Data collection and analysis
The first step is collecting data, from individual machines or preferably an entire production line. Analysing this big data can be done cost-effectively using today’s processing power and cloud storage. Clean data is essential for more efficient processing and the best results.
Simply displaying clearly understandable information on a screen can help your operators to identify and respond to anomalies in the process. This in itself can boost efficiency by 20% to 30%. However, as the amount of data increases, it’s harder for people to interpret it or see patterns. This is where data analysis software comes in handy. This can identify irregularities in performance data and flag any potential issues.
With more data and ‘smarter’ analysis, the result and insights become more comprehensive and accurate. For example, instead of just identifying an issue, the system can locate where the problem is in the line and how you can fix it, enhancing efficiency further.
As the amount of data increases, data management also becomes important. Collected data is often taken offline for advanced processing and pattern recognition. The resulting patterns are then transferred back to the factory to be implemented in real time by the machine.
Using data to increase automation
Automation can be taken a step further. Smart systems could identify a potential issue and then automatically adjust parts of the production line whilst the problem is being fixed. This will again increase production efficiency.
Individual smart machines with data analysis capabilities can optimise their behaviour in any situation because they ‘know’ how they’re supposed to work. They monitor their own performance, ensuring that it matches the expected behaviour. If it deviates from a standard pattern, the machine reports the issue to the system and, if possible, compensates by amending its operation.
Really smart factory automation
In the move towards developing a smart factory, the complexity of the data is a key barrier. That’s why at Omron, we’ve been implementing smarter systems into our own processes, enabling us to develop best practices. And there’s plenty to learn. When we first started looking at our processes, our data scientist spent 80% of his time just cleaning up the data!
We’re now applying what we’ve learnt to our systems and products so that you can enjoy the benefits of smart automation. However, the real value can only be seen by research in factories. We’ve therefore joined forces with selected customers to conduct experiments in smart automation to identify any bottlenecks.

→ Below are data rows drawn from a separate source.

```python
class BlockSpec:
    __slots__ = ("ln1", "qkv_w", "qkv_b", "out", "ln2", "l1", "l2", "qkv_lora")

    def __init__(self, ln1, qkv_w, qkv_b, out, ln2, l1, l2, qkv_lora=None):
# ... 186 lines not shown

    def w(self, name, param, dtype):
        if dtype == torch.float32:
            return param.detach()
        return self._cached(self._wcache, (name, "n", dtype), param, lambda p: ops.cast(p.contiguous(), dtype))

    def w_ln(self, name, weight, gamma, beta, bias, dtype):
        def build(weight, gamma, beta, bias=None):
            w32 = weight.float()
            wf = ops.cast((w32 * gamma.float()[None, :]).contiguous(), dtype)
            c = wf.float().sum(1).contiguous()
            d = (w32 @ beta.float()) + (bias.float() if bias is not None else 0.0)
            return wf, c, d.contiguous()
        return self._cached(self._wcache, (name, "ln", dtype), (weight, gamma, beta) + (() if bias is None else (bias,)), build)

    def w_conv(self, name, param, dtype):
        def build(p):
            w2 = p.permute(0, 2, 3, 1).reshape(p.shape[0], -1).contiguous()
            return w2 if dtype == torch.float32 else ops.cast(w2, dtype)
        return self._cached(self._wcache, (name, "conv", dtype), param, build)

    def w_kpad(self, name, param, kpad, dtype):
        def build(p):
            w2 = torch.zeros(p.shape[0], kpad, device=p.device, dtype=torch.float32)
            w2[:, :p.shape[1]] = p
            return w2 if dtype == torch.float32 else ops.cast(w2, dtype)
        return self._cached(self._wcache, (name, "kpad", kpad, dtype), param, build)

    def wT(self, name, param, dtype):
        return self._cached(self._wcache, (name, "t", dtype), param, lambda p: ops.transpose_cast(p.contiguous(), dtype))
# ... 92 lines not shown
            self._lcache.clear()
            self._retired.extend(t[0] for t in self._pack_tables.values())
            self._retired.extend(e["out"] for e in self._packs.values())
            self._packs.clear()
            self._pack_tables.clear()
        return self.bucket

    def forward(self, img, label, save):
        c, parts, u8tab, label = self._fwd_prepare(img, label, save)
        sp = c.sp
        x = self._fwd_patch(c, parts, u8tab)
        stash = []
        for i, blk in enumerate(sp.blocks):
            tail = TAIL_CLS and i == len(sp.blocks) - 1 and sp.pool == "cls"
            xn, mean1, rstd1 = self._fwd_ln1(c, blk, x)
            qkv, q_cls, uq, hm = self._fwd_qkv(c, i, blk, x, xn, mean1, rstd1, tail)
            xn_keep = xn if (c.attn_site and save) else None
            del xn
            o, lse, x1 = self._fwd_attention(c, i, blk, x, qkv, q_cls, hm, tail)
            x2, st = self._fwd_ffn(c, i, blk, x1)
            if save:
                st.update(x=x, mean1=mean1, rstd1=rstd1, qkv=qkv, qkv_hm=hm, o=o, lse=lse, x1=x1, xn=xn_keep, uq=uq, tail=tail, q_cls=q_cls)
                stash.append(st)
            x = x2
        logits, emb, head = self._fwd_head(c, x, label)
        return logits, emb, (dict(ctx=c, layers=stash, x_last=x, emb=emb, label=label, **head) if save else None)

    def _fwd_prepare(self, img, label, save):
        m = self.model
        raw = list(img) if isinstance(img, (tuple, list)) else [img]
        norm = getattr(m, "input_norm", None)
        u8 = norm is not None and all(t.dtype == torch.uint8 for t in raw)
        if norm is not None and not u8 and any(t.dtype == torch.uint8 for t in raw):
            raise ValueError(f"{type(m).__name__}: the batches of one forward must be all uint8 or all float once set_input_norm() is in effect")
        parts = raw if u8 else [t.float().contiguous() for t in raw]
        img = parts[0]
        if not all(t.is_cuda for t in parts):
# ... 69 lines not shown
        kv, q = slice(inner, None), slice(None, inner)
        epi = L.EPI_STORE_LN if fold else L.EPI_STORE
        ops.gemm_nt(a, w[kv], qkv, epilogue=epi, aux=rows(cw, kv), bias=rows(b, kv), **ln)
        q_cls = torch.empty(B, inner, device=c.dev, dtype=dt)
        ops.gemm_nt(a.view(B, T * D)[:, :D], w[q], q_cls, epilogue=epi, T=T if fold else 0,
                    aux=rows(cw, q), bias=rows(b, q), **ln)
        return qkv, q_cls, None, 2

    def _fwd_attention(self, c, i, blk, x, qkv, q_cls, hm, tail):
        sp, B, T, D = c.sp, c.B, c.T, c.D
        if tail:
            o, lse = ops.attention_fwd_cls(qkv, B, T, c.H, sp.attn_scale, layout=hm, q_cls=q_cls)
            xres = x.view(B, T, D)[:, 0].contiguous()
        else:
            o, lse = ops.attention_fwd(qkv, B, T, c.H, sp.attn_scale, layout=hm)
            xres = x
        x1 = torch.empty(xres.shape[0], D, device=c.dev, dtype=c.xdt)
        ops.gemm_nt(o, self.w(f"wo{i}", blk.out.weight, c.dt), x1, epilogue=c.epi_res,
                    bias=blk.out.bias.detach(), res=xres, p_drop=c.p_drop, seed=c.seed, site=(4 * i) | c.sflag)
        return o, lse, x1

    def _fwd_ffn(self, c, i, blk, x1):
        dt, D, r, s_lora, dev, save = c.dt, c.D, c.r, c.s_lora, c.dev, c.save
        p_drop, seed, sflag = c.p_drop, c.seed, c.sflag
        n2, l1, l2 = blk.ln2, blk.l1, blk.l2
        Mr, mlp = x1.shape[0], l1.weight.shape[0]
        lora_on = r > 0 and not c.attn_site and not l1.merged
        ln_u1 = LN_LORA and lora_on and r <= 16 and D in (512, 768) and x1.dtype == torch.bfloat16 and dt == torch.bfloat16
        if ln_u1:
            xn2, mean2, rstd2, u1_ln = ops.layernorm_fwd_lora(x1, D, Mr, D, n2.weight.detach(), n2.bias.detach(), c.eps,
                                                               self.lora_pack(f"A1_{i}", l1.lora_A, "A_rows", dt), s_lora)
        else:
            xn2, mean2, rstd2 = ops.layernorm_fwd(x1, D, Mr, D, n2.weight.detach(), n2.bias.detach(), c.eps, dt)
        if lora_on and (abs(l1.scaling * r - 1.0) > 1e-9 or abs(l2.scaling * r - 1.0) > 1e-9):
            raise NotImplementedError("gs-lora_amd: the fused LoRA path uses scaling = 1 / r (lora_alpha = 1, the only value GS-LoRA "
# ... 204 lines not shown

    def _bwd_ln2(self, c, i, blk, st, dxn2, dx, gather):
        gamma, kw = blk.ln2.weight.detach(), dict(p_drop=c.p_drop, seed=c.seed, site=(4 * i) | c.sflag, gmax=c.gmax)
        if gather:
            return ops.layernorm_bwd(dxn2, st["x1"], c.T * c.D, gamma, _cls_rows(c, st["mean2"].view(-1, 1), 1).view(-1),
                                     _cls_rows(c, st["rstd2"].view(-1, 1), 1).view(-1), dx, drop_row_stride=c.T * c.D, **kw)
        return ops.layernorm_bwd(dxn2, st["x1"], c.D, gamma, st["mean2"], st["rstd2"], dx, **kw)

    def _bwd_attention(self, c, st, d_o, sparse):
        if sparse:
            return ops.attention_bwd_cls(st["qkv"], st["o"], d_o, st["lse"], c.B, c.T, c.H, c.sp.attn_scale, layout=st["qkv_hm"], q_cls=st["q_cls"])
        return ops.attention_bwd(st["qkv"], st["o"], d_o, st["lse"], c.B, c.T, c.H, c.sp.attn_scale, layout=st["qkv_hm"])

    def _bwd_qkv_frozen(self, c, i, blk, st, d_o, sparse):
        dt, D, inner = c.dt, c.D, c.H * 64
        dxn1 = torch.empty(c.M, D, device=c.dev, dtype=dt)
        dqkv = self._bwd_attention(c, st, d_o, sparse)
        wt = self.wT(f"qkv{i}", blk.qkv_w, dt)
        if st["q_cls"] is None:
            ops.gemm_nt(dqkv, wt, dxn1)
        else:
            dkv, dq_cls = dqkv
            ops.gemm_nt(dkv, wt[:, inner:], dxn1)
            rows = dxn1.view(c.B, c.T * D)[:, :D]
            ops.gemm_nt(dq_cls, wt[:, :inner], rows, epilogue=_res_epilogue(dt), bias=self._zeros(D, c.dev), res=rows)
        return dxn1

    def _bwd_qkv_lora(self, c, i, blk, st, dqkv):
        dt, D, r, ml = c.dt, c.D, c.r, blk.qkv_lora
        qo = self.qkv_lora_ops(i, ml, dt)
        v = torch.empty(c.M, PADK, device=c.dev, dtype=dt)
        ops.gemm_nt(dqkv, qo["BblkT"], v, alpha=c.s_lora)
        ng, inner = len(ml.enable_lora), c.H * 64
# ... 11 lines not shown
```

### include/gslora_hip.h

```cpp
#ifndef GSLORA_HIP_H
#define GSLORA_HIP_H

#include <stdint.h>

#ifdef __cplusplus
extern "C" {
#endif

#define GSL_API __attribute__((visibility("default")))

typedef void* gsl_stream_t;

enum gsl_dtype { GSL_F32 = 0, GSL_BF16 = 1, GSL_F16 = 2 };
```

Trained for success – by a smart machine!
Smart automation can also play a role in the human-machine interaction. Forpheus, Omron’s table-tennis playing robot, is a good example. It symbolises our innovative-automation! philosophy for machines combining the 3 i’s: integration, interaction, intelligence. For instance, it can observe the motion of its opponent, using cameras to watch the ball’s movement. Analysing the data from the sensors enable it to calculate movements precisely and quickly, so it can anticipate how the opponent will hit the ball and its trajectory. Forpheus then moves its paddle to intercept and hit the ball back.
By assessing how its opponent plays, this smart machine can determine their skill level and modifies its own play accordingly. If it plays at a slightly better level, the opponent will have a challenging game without becoming frustrated. This shows how smart machines could be used to train people: an ideal application for the manufacturing industry.
For instance, smart robots can assess an operator’s level of expertise when interacting with them or with their associated systems. One example is heavy lifting, where the robot takes the object’s weight but the operator makes fine placement adjustments. The robot uses its appraisal of an operator’s ability to provide training, or makes the task easier by giving them more guidance.
In addition to improved efficiency, smart automation can make work more fun. Smart machines can recognise who is at the assembly line and provide personalised interactions such as tips on how to do the job.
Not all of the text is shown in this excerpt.